Exercise objective: Reproduce the first line of the entries that follow and each later line, word for word, ending with the one containing "SFE_CUDA(cudaGetDeviceCount(&ndev));".

The input:
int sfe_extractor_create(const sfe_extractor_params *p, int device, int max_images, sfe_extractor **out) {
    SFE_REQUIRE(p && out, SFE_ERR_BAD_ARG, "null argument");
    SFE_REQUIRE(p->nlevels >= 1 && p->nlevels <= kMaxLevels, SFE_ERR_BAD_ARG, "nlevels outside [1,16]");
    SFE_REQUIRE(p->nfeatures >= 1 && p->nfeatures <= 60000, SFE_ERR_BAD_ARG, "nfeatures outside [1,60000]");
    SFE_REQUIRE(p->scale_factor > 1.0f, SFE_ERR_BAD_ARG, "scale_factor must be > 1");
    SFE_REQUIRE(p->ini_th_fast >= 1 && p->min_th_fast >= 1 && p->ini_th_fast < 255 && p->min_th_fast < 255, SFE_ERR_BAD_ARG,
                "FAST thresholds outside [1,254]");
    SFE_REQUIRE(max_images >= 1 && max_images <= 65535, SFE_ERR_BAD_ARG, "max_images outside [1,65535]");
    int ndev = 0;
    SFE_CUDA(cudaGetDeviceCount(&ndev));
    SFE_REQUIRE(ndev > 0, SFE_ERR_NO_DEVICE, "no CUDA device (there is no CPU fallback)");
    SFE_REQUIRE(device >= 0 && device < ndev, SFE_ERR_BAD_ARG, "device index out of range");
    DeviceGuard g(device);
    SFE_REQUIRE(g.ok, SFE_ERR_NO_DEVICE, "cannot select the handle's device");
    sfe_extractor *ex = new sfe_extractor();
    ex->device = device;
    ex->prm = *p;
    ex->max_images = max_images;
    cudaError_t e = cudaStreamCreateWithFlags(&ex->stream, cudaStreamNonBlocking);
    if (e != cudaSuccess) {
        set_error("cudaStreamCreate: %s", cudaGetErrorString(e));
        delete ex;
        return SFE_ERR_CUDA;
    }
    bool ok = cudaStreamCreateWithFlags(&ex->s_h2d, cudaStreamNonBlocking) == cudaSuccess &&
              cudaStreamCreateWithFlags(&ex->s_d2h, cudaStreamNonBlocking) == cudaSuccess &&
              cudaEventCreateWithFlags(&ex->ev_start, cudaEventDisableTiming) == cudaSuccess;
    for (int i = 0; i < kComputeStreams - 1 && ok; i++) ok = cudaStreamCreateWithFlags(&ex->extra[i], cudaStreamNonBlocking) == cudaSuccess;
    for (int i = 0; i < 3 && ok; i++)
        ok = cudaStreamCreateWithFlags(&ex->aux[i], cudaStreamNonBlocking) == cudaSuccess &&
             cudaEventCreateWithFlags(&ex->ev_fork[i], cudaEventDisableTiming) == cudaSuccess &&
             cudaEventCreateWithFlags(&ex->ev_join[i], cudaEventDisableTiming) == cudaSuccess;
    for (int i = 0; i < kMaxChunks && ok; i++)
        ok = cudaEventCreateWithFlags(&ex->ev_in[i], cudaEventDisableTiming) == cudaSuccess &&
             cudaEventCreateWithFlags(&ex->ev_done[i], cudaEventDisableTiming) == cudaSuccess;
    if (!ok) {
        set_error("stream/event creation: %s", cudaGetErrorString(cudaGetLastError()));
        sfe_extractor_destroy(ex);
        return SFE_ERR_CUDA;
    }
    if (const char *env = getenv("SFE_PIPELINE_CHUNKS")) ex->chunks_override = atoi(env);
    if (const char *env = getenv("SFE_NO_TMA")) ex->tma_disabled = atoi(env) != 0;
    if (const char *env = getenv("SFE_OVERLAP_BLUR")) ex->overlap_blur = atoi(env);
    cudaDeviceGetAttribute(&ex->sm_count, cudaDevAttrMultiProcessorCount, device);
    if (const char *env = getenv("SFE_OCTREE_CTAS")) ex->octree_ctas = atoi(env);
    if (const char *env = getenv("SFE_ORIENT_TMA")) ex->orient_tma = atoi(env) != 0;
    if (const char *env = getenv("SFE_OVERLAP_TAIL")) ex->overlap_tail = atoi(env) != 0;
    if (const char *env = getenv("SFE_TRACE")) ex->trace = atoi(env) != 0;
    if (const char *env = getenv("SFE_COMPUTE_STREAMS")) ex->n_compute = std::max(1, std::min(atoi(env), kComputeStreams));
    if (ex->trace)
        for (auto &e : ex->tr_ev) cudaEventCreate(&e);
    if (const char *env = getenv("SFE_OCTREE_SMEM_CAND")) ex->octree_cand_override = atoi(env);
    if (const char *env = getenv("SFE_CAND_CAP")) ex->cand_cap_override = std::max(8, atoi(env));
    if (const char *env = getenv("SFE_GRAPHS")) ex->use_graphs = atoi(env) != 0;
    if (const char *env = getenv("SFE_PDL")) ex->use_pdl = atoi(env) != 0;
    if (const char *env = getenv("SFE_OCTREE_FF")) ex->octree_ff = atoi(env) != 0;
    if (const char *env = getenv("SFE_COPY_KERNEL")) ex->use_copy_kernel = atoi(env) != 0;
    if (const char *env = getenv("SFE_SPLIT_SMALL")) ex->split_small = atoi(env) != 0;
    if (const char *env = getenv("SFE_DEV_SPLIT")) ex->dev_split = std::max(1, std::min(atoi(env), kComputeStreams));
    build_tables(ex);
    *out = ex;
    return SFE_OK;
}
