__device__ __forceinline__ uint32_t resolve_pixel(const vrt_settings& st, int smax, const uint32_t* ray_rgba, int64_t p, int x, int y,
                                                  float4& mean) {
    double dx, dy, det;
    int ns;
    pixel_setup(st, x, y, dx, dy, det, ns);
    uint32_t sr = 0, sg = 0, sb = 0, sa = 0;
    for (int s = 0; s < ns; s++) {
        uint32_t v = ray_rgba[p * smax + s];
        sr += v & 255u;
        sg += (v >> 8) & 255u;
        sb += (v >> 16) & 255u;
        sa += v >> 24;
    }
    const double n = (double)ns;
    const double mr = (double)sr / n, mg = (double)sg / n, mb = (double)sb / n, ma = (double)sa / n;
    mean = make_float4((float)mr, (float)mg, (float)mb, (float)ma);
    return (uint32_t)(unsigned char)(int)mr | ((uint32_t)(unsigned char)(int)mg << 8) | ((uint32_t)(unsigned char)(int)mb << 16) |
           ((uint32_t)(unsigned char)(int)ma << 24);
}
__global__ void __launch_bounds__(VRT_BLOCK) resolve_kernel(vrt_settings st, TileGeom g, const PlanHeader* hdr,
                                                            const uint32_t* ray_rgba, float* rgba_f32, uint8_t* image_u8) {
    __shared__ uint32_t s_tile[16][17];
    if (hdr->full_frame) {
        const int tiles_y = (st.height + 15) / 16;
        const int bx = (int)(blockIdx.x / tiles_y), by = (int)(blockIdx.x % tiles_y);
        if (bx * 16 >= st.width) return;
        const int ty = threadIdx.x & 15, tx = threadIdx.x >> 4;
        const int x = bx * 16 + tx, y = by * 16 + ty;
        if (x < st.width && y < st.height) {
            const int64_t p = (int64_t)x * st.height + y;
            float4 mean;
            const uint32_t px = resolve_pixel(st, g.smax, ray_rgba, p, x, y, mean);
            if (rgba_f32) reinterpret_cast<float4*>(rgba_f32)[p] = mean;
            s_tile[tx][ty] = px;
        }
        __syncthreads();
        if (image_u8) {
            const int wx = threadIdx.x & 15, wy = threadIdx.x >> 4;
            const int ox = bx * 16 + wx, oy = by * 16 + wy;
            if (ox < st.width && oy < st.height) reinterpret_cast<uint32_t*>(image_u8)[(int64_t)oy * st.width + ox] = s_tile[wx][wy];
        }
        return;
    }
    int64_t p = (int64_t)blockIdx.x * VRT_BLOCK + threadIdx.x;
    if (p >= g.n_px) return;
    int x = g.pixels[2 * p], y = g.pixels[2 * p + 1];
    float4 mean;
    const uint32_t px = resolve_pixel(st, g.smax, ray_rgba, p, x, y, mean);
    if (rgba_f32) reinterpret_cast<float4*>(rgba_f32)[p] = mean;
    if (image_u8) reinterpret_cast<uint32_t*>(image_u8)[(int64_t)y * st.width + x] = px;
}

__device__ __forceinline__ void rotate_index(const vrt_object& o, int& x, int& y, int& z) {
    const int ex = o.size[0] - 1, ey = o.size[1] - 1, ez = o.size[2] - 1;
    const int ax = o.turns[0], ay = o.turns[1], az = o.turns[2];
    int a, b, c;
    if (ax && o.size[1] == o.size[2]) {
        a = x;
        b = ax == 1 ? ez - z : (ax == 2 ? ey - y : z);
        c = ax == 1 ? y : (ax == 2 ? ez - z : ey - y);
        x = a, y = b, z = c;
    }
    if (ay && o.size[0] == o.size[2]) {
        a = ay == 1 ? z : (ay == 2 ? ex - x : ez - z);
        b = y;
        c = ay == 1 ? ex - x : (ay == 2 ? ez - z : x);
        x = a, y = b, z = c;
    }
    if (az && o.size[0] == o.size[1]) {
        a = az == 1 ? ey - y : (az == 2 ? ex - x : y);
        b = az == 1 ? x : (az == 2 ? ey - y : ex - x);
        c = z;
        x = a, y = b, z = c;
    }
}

Result for this exercise:
int sfe_extractor_create(const sfe_extractor_params *p, int device, int max_images, sfe_extractor **out) {
    SFE_REQUIRE(p && out, SFE_ERR_BAD_ARG, "null argument");
    SFE_REQUIRE(p->nlevels >= 1 && p->nlevels <= kMaxLevels, SFE_ERR_BAD_ARG, "nlevels outside [1,16]");
    SFE_REQUIRE(p->nfeatures >= 1 && p->nfeatures <= 60000, SFE_ERR_BAD_ARG, "nfeatures outside [1,60000]");
    SFE_REQUIRE(p->scale_factor > 1.0f, SFE_ERR_BAD_ARG, "scale_factor must be > 1");
    SFE_REQUIRE(p->ini_th_fast >= 1 && p->min_th_fast >= 1 && p->ini_th_fast < 255 && p->min_th_fast < 255, SFE_ERR_BAD_ARG,
                "FAST thresholds outside [1,254]");
    SFE_REQUIRE(max_images >= 1 && max_images <= 65535, SFE_ERR_BAD_ARG, "max_images outside [1,65535]");
    int ndev = 0;
    SFE_CUDA(cudaGetDeviceCount(&ndev));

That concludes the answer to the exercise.